The eventual story Hemingway tells, of a man and a woman at a physical and emotional crossroads, could not be told without dialogue. Perhaps the story’s greatest success is that the real cause of their strain–her pregnancy–is never mentioned. When discussing this story in my class once, I had a student ask, “Why don’t they just come out and say it?” Before I could reply, a classmate responded, “Do you really want to just say that in front of everyone? How many times do we say something that really means something else?” I didn’t even elaborate as the student had nailed it: How many times in life do we say one thing when we are really talking about something more?

If what a character says doesn’t correlate with what they mean, this gives us another layer to explore. In “A Perfect Day for Bananafish,” J.D. Salinger uses dialogue not only for exposition, but to provide great contrasts in tone while developing character. Half of the story is Muriel talking long-distance to her mother from her hotel room. Not only does having the conversation take place on the telephone serve the plot, it shows how distant Muriel is from her parents and their concerns. The reader receives hints that things are not right with Seymour, the yet unseen husband, as Muriel elects to explain away events that her mother insists on revisiting.

What resonates with this conversation is how the women switch from discussing psychiatrists and accidents to sunscreen and dresses. The conversation gives us the needed background and sets the tone while still feeling authentic, as exhibited in this exchange:

“How are the clothes this year?”
“Terrible. But out of this world. You see sequins – everything,” said the girl.
“How’s your room?”
“All right. Just all right, though. We couldn’t get the room we had before the war,”’ said the girl.
“The people are awful this year. You should see what sits next to us in the dining room. At the next table. They look as if they drove down in a truck.”
“Well, it’s that way all over. How’s your ballerina?”
“It’s too long. I told you it was too long.”
“Muriel, I’m only going to ask you once more – are you really all right?”
“Yes, Mother,” said the girl.
“For the ninetieth time.”
“And you don’t want to come home?”
“No, Mother.”

When we finally meet Seymour, he is on the beach talking to a three year-old little girl, Sybil. As with Muriel’s conversation, it has an authentic feel to it, mixing innocence and whimsy, such as Seymour’s explanation of the tragic life of bananafish.

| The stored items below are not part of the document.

### gaussian_process_liouville_equation_amd/csrc/gple_chol.hip

```cpp
#include <algorithm>
#include <cstdio>
#include <cstdlib>
#include <functional>
#include <map>
#include <mutex>
#include <string>
#include <utility>
#include <vector>

#include "gple_internal.h"

namespace gple
{
	namespace
	{
		constexpr int NB = CHOL_NB;

		__device__ __forceinline__ double rsqrt_newton(double d)
		{
			const double r = __builtin_amdgcn_rsq(d);
			const double e = fma(-(d * r), r, 1.0);
			return fma(r, e * fma(0.375, e, 0.5), r);
		}

// ... 1643 lines not shown
	{
		const InvWork w = chol_inverse_work_split(n);
		return w.prod + w.side + w.main + 64 + static_cast<size_t>(NB) * n + w.tt;
	}
	static double* chol_work_tt(double* work, int n)
	{
		const InvWork w = chol_inverse_work_split(n);
		return w.tt ? work + w.prod + w.side + w.main + 64 + static_cast<size_t>(NB) * n : nullptr;
	}
	static double* chol_work_pa(double* work, int n)
	{
		const InvWork w = chol_inverse_work_split(n);
		return work + w.prod + w.side + w.main + 64;
	}
	static int tri_tile(long m, long ncols, long batch, int origin)
	{
		const int t = gemm_pick_tile(m, ncols, batch, true);
		return t == 128 && origin % 128 ? 64 : t;
	}
	namespace
	{
		__global__ void spin_kernel(long long ticks)
		{
			const long long t0 = wall_clock64();
			while (wall_clock64() - t0 < ticks) __builtin_amdgcn_s_sleep(8);
		}
	}
	static hipError_t pick_side_stream(Ctx* ctx, hipStream_t main_stream)
	{
		static const int side_prio = [] {
			int lo = 0, hi = 0;
			return hipDeviceGetStreamPriorityRange(&lo, &hi) == hipSuccess ? lo : 0;
		}();
		constexpr int MAX_CANDIDATES = 8;
		constexpr long long SPIN_TICKS = 10000;
		hipError_t e;
		hipEvent_t ev[3] = {nullptr, nullptr, nullptr};
		for (hipEvent_t& x : ev)
			if ((e = hipEventCreate(&x)) != hipSuccess) return e;
		std::vector<hipStream_t> rejected;
		hipStream_t chosen = nullptr;
		for (int attempt = 0; attempt < MAX_CANDIDATES && !chosen; ++attempt)
		{
			hipStream_t cand = nullptr;
			if ((e = hipStreamCreateWithPriority(&cand, hipStreamNonBlocking, side_prio)) != hipSuccess) break;
			ctx->side_attempts = attempt + 1;
			float t_main = 0.f, t_side = 0.f, t_ref = 0.f;
			bool ok = hipEventRecord(ev[0], main_stream) == hipSuccess && hipStreamWaitEvent(cand, ev[0], 0) == hipSuccess;
			if (ok)
			{
				hipLaunchKernelGGL(spin_kernel, dim3(1), dim3(64), 0, main_stream, SPIN_TICKS);
				hipLaunchKernelGGL(spin_kernel, dim3(1), dim3(64), 0, cand, SPIN_TICKS);
				ok = hipEventRecord(ev[1], main_stream) == hipSuccess && hipEventRecord(ev[2], cand) == hipSuccess && hipStreamSynchronize(cand) == hipSuccess
					&& hipStreamSynchronize(main_stream) == hipSuccess && hipEventElapsedTime(&t_main, ev[0], ev[1]) == hipSuccess
					&& hipEventElapsedTime(&t_side, ev[0], ev[2]) == hipSuccess;
			}
			if (ok)
			{
				ok = hipEventRecord(ev[0], main_stream) == hipSuccess;
				hipLaunchKernelGGL(spin_kernel, dim3(1), dim3(64), 0, main_stream, SPIN_TICKS);
				ok = ok && hipEventRecord(ev[1], main_stream) == hipSuccess && hipStreamSynchronize(main_stream) == hipSuccess
					&& hipEventElapsedTime(&t_ref, ev[0], ev[1]) == hipSuccess;
			}
			if (!ok || std::max(t_main, t_side) < 1.6f * t_ref)
			{
				chosen = cand;
				ctx->side_overlaps = ok;
			}
			else rejected.push_back(cand);
		}
		if (!chosen && !rejected.empty())
		{
			chosen = rejected.back();
			rejected.pop_back();
		}
		for (hipStream_t r : rejected) (void)hipStreamDestroy(r);
		for (hipEvent_t x : ev) (void)hipEventDestroy(x);
		(void)hipGetLastError();
		if (!chosen) return hipErrorOutOfMemory;
		ctx->side_stream = chosen;
		return hipSuccess;
	}

	hipError_t chol_inverse_factor(Ctx* ctx, hipStream_t s, double* A, long lda, int n, double* T, long ldt, int* info, double* work, double* uvec)
	{
		if (n % NB) return hipErrorInvalidValue;
		const std::vector<int>& marks = chol_marks(n);
		if (marks.empty())
		{
			if (chol_dag_inverse_inside(n)) return potrf_lower(s, A, lda, n, T, ldt, info, uvec, ctx, work, chol_work_pa(work, n));
			hipError_t e = potrf_lower(s, A, lda, n, T, ldt, info, uvec, ctx, nullptr, chol_work_pa(work, n));
			if (e != hipSuccess) return e;
			return trtri_lower_from_diag(s, A, lda, T, ldt, n, work);
		}
		hipError_t e;
		if (!ctx->side_stream)
		{
			if ((e = pick_side_stream(ctx, s)) != hipSuccess) return e;
			if ((e = hipEventCreateWithFlags(&ctx->side_join, hipEventDisableTiming)) != hipSuccess) return e;
		}
		while (ctx->side_forks.size() < marks.size())
		{
			hipEvent_t ev;
			if ((e = hipEventCreateWithFlags(&ev, hipEventDisableTiming)) != hipSuccess) return e;
			ctx->side_forks.push_back(ev);
		}
		hipStream_t side = ctx->side_stream;
		const InvWork iw = chol_inverse_work_split(n);
		const int f1 = marks.front();
		const long ldw = n - f1;
		double* w_all = work;
		double* w_side = work + iw.prod;
		double* w_main = work + iw.prod + iw.side;
		auto tree = [&](hipStream_t st, int g0, int g1, double* w_tree) -> hipError_t {
			return trtri_lower_from_diag(st, A + g0 + static_cast<long>(g0) * lda, lda, T + g0 + static_cast<long>(g0) * ldt, ldt, g1 - g0, w_tree, g0);
		};
		auto w_accumulate = [&](hipStream_t st, int g0, int g1) -> hipError_t {
			GemmDesc g{};
			g.A = A + g1 + static_cast<long>(g0) * lda, g.lda = lda, g.ldb = ldt, g.ldc = ldw;
			g.M = n - g1, g.K = g1 - g0, g.batch = 1, g.alpha = 1.0;
			g.lower_only = 0, g.a_kmajor = false, g.b_kmajor = true, g.c_trans = false;
			if (g0 > 0)
			{
				g.B = T + g0, g.C = w_all + (g1 - f1), g.N = g0, g.beta = 1.0, g.krange = K_FULL;
				const hipError_t er = launch_gemm(st, g, gemm_pick_tile(g.M, g.N, 1, false));
				if (er != hipSuccess) return er;
			}
			g.B = T + g0 + static_cast<long>(g0) * ldt, g.C = w_all + (g1 - f1) + static_cast<long>(g0) * ldw, g.N = g1 - g0, g.beta = 0.0, g.krange = K_GE_N;
			return launch_gemm(st, g, tri_tile(g.M, g.N, 1, g0));
		};
		auto t_product = [&](hipStream_t st, int g0, int g1) -> hipError_t {
			GemmDesc g{};
			g.A = T + g0 + static_cast<long>(g0) * ldt, g.lda = ldt, g.B = w_all + (g0 - f1), g.ldb = ldw, g.C = T + g0, g.ldc = ldt;
			g.M = g1 - g0, g.N = g0, g.K = g1 - g0, g.batch = 1, g.alpha = -1.0, g.beta = 0.0;
			g.krange = K_LE_M, g.lower_only = 0, g.a_kmajor = false, g.b_kmajor = true, g.c_trans = false;
			return launch_gemm(st, g, tri_tile(g1 - g0, g0, 1, g0));
		};
		int done = 0;
		size_t nfork = 0;
		const bool use_dag = chol_dag_scheme();
		const std::vector<int> dag_cuts = use_dag ? chol_dag_cuts(n, &marks) : std::vector<int>{};
		const std::function<hipError_t(int)> on_final = [&](int j) -> hipError_t {
			hipError_t er;
			hipEvent_t ev = ctx->side_forks[nfork++];
			if ((er = hipEventRecord(ev, s)) != hipSuccess) return er;
			if ((er = hipStreamWaitEvent(side, ev, 0)) != hipSuccess) return er;
			if (!(use_dag && chol_block_inverse_inside(n, done, j, dag_cuts)) && (er = tree(side, done, j, w_side)) != hipSuccess) return er;
			if (done > 0 && (er = t_product(side, done, j)) != hipSuccess) return er;
			if ((er = w_accumulate(side, done, j)) != hipSuccess) return er;
			done = j;
			return hipSuccess;
		};
		DagState dst{};
		dst.pa = chol_work_pa(work, n);
		dst.tt = chol_work_tt(work, n);
		if (use_dag && (e = dag_state(ctx, s, n, dst)) != hipSuccess) return e;
		if ((e = potrf_columns(s, A, lda, n, T, ldt, info, 0, n, uvec, &marks, &on_final, use_dag ? &dst : nullptr)) != hipSuccess) return e;
		if ((e = hipEventRecord(ctx->side_join, side)) != hipSuccess) return e;
		if (!(use_dag && chol_block_inverse_inside(n, done, n, dag_cuts)) && (e = tree(s, done, n, w_main)) != hipSuccess) return e;
		if ((e = hipStreamWaitEvent(s, ctx->side_join, 0)) != hipSuccess) return e;
		return t_product(s, done, n);
	}

	void chol_layout(int n, std::vector<int>& bounds, std::vector<int>& forks, size_t& work_doubles)
	{
		bounds = chol_block_bounds(n);
		forks = chol_marks(n);
		work_doubles = chol_inverse_work_doubles(n);
	}

	hipError_t lauum_full(hipStream_t s, const double* T, long ldt, double* W, long ldw, int n)
	{
		GemmDesc g{};
		g.A = T, g.lda = ldt, g.B = T, g.ldb = ldt, g.C = W, g.ldc = ldw;
		g.M = n, g.N = n, g.K = n, g.batch = 1, g.alpha = 1.0, g.beta = 0.0;
		g.krange = K_GE_MAX_MN, g.lower_only = 1, g.a_kmajor = true, g.b_kmajor = true, g.c_trans = false;
		hipError_t e = launch_gemm(s, g, gemm_pick_tile(n, n, 1, true));
		if (e != hipSuccess) return e;
		hipLaunchKernelGGL(mirror_lower_kernel, dim3(n / 32, n / 32), dim3(256), 0, s, W, ldw, n);
		return hipGetLastError();
	}
}
```

### gaussian_process_liouville_equation_amd/csrc/gple_internal.h

```cpp
#pragma once
#include <hip/hip_runtime.h>

#include <cstddef>
#include <cstdint>
#include <mutex>
#include <string>
#include <vector>

#include "../../include/gple.h"

namespace gple
{
	constexpr int NPAD = 256;
	constexpr int CHOL_NB = 64;

	inline size_t round_up(size_t n, size_t m) { return (n + m - 1) / m * m; }

	struct Ctx;
	int record_hip_error(Ctx* ctx, hipError_t e, const char* what, const char* file, int line);
#define GPLE_HIP(ctx, expr)                                                        \
	do                                                                             \
	{                                                                              \
		hipError_t gple_e_ = (expr);                                               \
		if (gple_e_ != hipSuccess) return gple::record_hip_error((ctx), gple_e_, #expr, __FILE_NAME__, __LINE__); \
	} while (0)
#define GPLE_TRY(expr)                        \
	do                                        \
	{                                         \
		int gple_s_ = (expr);                 \
		if (gple_s_ != GPLE_OK) return gple_s_; \
	} while (0)

	struct DevBuf
	{
		void* p = nullptr;
		size_t bytes = 0;
		DevBuf() = default;
		DevBuf(const DevBuf&) = delete;
		DevBuf& operator=(const DevBuf&) = delete;
		~DevBuf() { release(); }
		hipError_t alloc(size_t nbytes)
		{
			release();
			if (nbytes == 0) return hipSuccess;
			hipError_t e = hipMalloc(&p, nbytes);
			if (e == hipSuccess) bytes = nbytes;
			else p = nullptr;
			return e;
		}
		hipError_t ensure(size_t nbytes) { return nbytes <= bytes ? hipSuccess : alloc(nbytes); }
		void release()
		{
			if (p) (void)hipFree(p);
			p = nullptr;
			bytes = 0;
		}
		double* d() const { return static_cast<double*>(p); }
	};

	struct Ctx
	{
		int device = 0;
		hipStream_t stream = nullptr;
		bool owns_stream = false;
		std::string last_error;
		std::mutex mu;
		hipStream_t side_stream = nullptr;
		int side_attempts = 0;
		bool side_overlaps = false;
		hipEvent_t side_join = nullptr;
		int* dag_flags = nullptr;
		size_t dag_flags_ints = 0;
		int dag_epoch = 0;
		int chol_scheme = -1, dag_poll_limit = 0, dag_blocks = 0;
		const char* last_contraction = "";
		int fused_small = -1;
		int rownorm_pipe = -1;
		long dag_giveups = 0, dag_recoveries = 0;
		std::vector<hipEvent_t> side_forks;
		double* host_scalars = nullptr;
		unsigned long long* prune_stats = nullptr;
		unsigned long long* format_table = nullptr;
		bool format_slots = false;
		struct TimedSpan
		{
			int which;
			hipEvent_t e0, e1;
		};
		bool timing = false;
		std::vector<hipEvent_t> ev_free;
		std::vector<TimedSpan> pending;
		static constexpr int NTIMERS = 10;
		TimedSpan open_span[NTIMERS] = {};
		double t_last[NTIMERS] = {}, t_total[NTIMERS] = {};
		long t_count[NTIMERS] = {};
	};
	void chunk_timer_start(Ctx* c);
	void chunk_timer_stop(Ctx* c);
	void timer_start(Ctx* c, int which);
	void timer_stop(Ctx* c, int which);
	void timer_collect(Ctx* c);

	enum KRange
	{
		K_FULL = 0,
		K_GE_N = 1,
		K_LE_M = 2,
		K_GE_MAX_MN = 3
	};
	struct GemmDesc
	{
		const double* A;
		long lda;
		long strideA;
		const double* B;
		long ldb;
		long strideB;
		double* C;
		long ldc;
		long strideC;
		int M, N, K;
		int batch;
		double alpha, beta;
		int krange;
		int lower_only;
		bool a_kmajor, b_kmajor, c_trans;
	};
	hipError_t launch_gemm(hipStream_t s, const GemmDesc& d, int tile);
	int gemm_pick_tile(long m, long n, long batch, bool triangular);

	struct CholSchemeScope
	{
		explicit CholSchemeScope(int scheme);
		~CholSchemeScope();
		CholSchemeScope(const CholSchemeScope&) = delete;
		int saved;
	};
	hipError_t potrf_lower(hipStream_t s, double* A, long lda, int n, double* T, long ldt, int* info, double* uvec = nullptr, Ctx* ctx = nullptr,
		double* tt = nullptr, double* pa = nullptr);
	void chol_layout(int n, std::vector<int>& bounds, std::vector<int>& forks, size_t& work_doubles);
	hipError_t debug_potrf_step(hipStream_t s, double* A, long lda, double* T, long ldt, int* info, long long* stamps, int pend, int below);
	hipError_t trtri_lower_from_diag(hipStream_t s, const double* L, long ldl, double* T, long ldt, int n, double* work, int origin = 0);
	size_t chol_inverse_work_doubles(int n);
	hipError_t chol_inverse_factor(Ctx* ctx, hipStream_t s, double* A, long lda, int n, double* T, long ldt, int* info, double* work,
		double* uvec = nullptr);
	hipError_t lauum_full(hipStream_t s, const double* T, long ldt, double* W, long ldw, int n);
}
```

Baseline: 64.20.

“Well, they swim into a hole where there’s a lot of bananas. They’re very ordinary-looking fish when they swim in. But once they get in, they behave like pigs. Why, I’ve known some bananafish to swim into a banana hole and eat as many as seventy-eight bananas.” He edged the float and its passenger a foot closer to the horizon. “Naturally, after that they’re so fat they can’t get out of the hole again. Can’t fit through the door.”

The contrast comes, then, when Seymour leaves the beach and rides the elevator to return to Muriel.

On the sub-main floor of the hotel, which the management directed bathers to use, a woman with zinc salve on her nose got into the elevator with the young man.
“I see you are looking at my feet,” he said to her when the car was in motion. “I beg your pardon?” said the woman.
“I said I see you’re looking at my feet.”
“I beg your pardon. I happened to be looking at the floor,” said the woman, and faced the doors of the car.
“If you want to look at my feet, say so,” said the young man. “But don’t be a God-damned sneak about it.”

The previous scene has shown Seymour’s patience with a young child;  he lashes out irrationally, however, at a random woman in the elevator. Through his use of dialogue in these three scenes, Salinger is able to build not only the plot, but also his characters in such a way that the story’s shocking climax seems almost inevitable when revisiting the work for a second reading.

To use dialogue effectively in an enviable skill. As a reader, I often find that ability to be a swaying point for my loyalty. I want the characters to speak and speak well. That’s not too much to ask.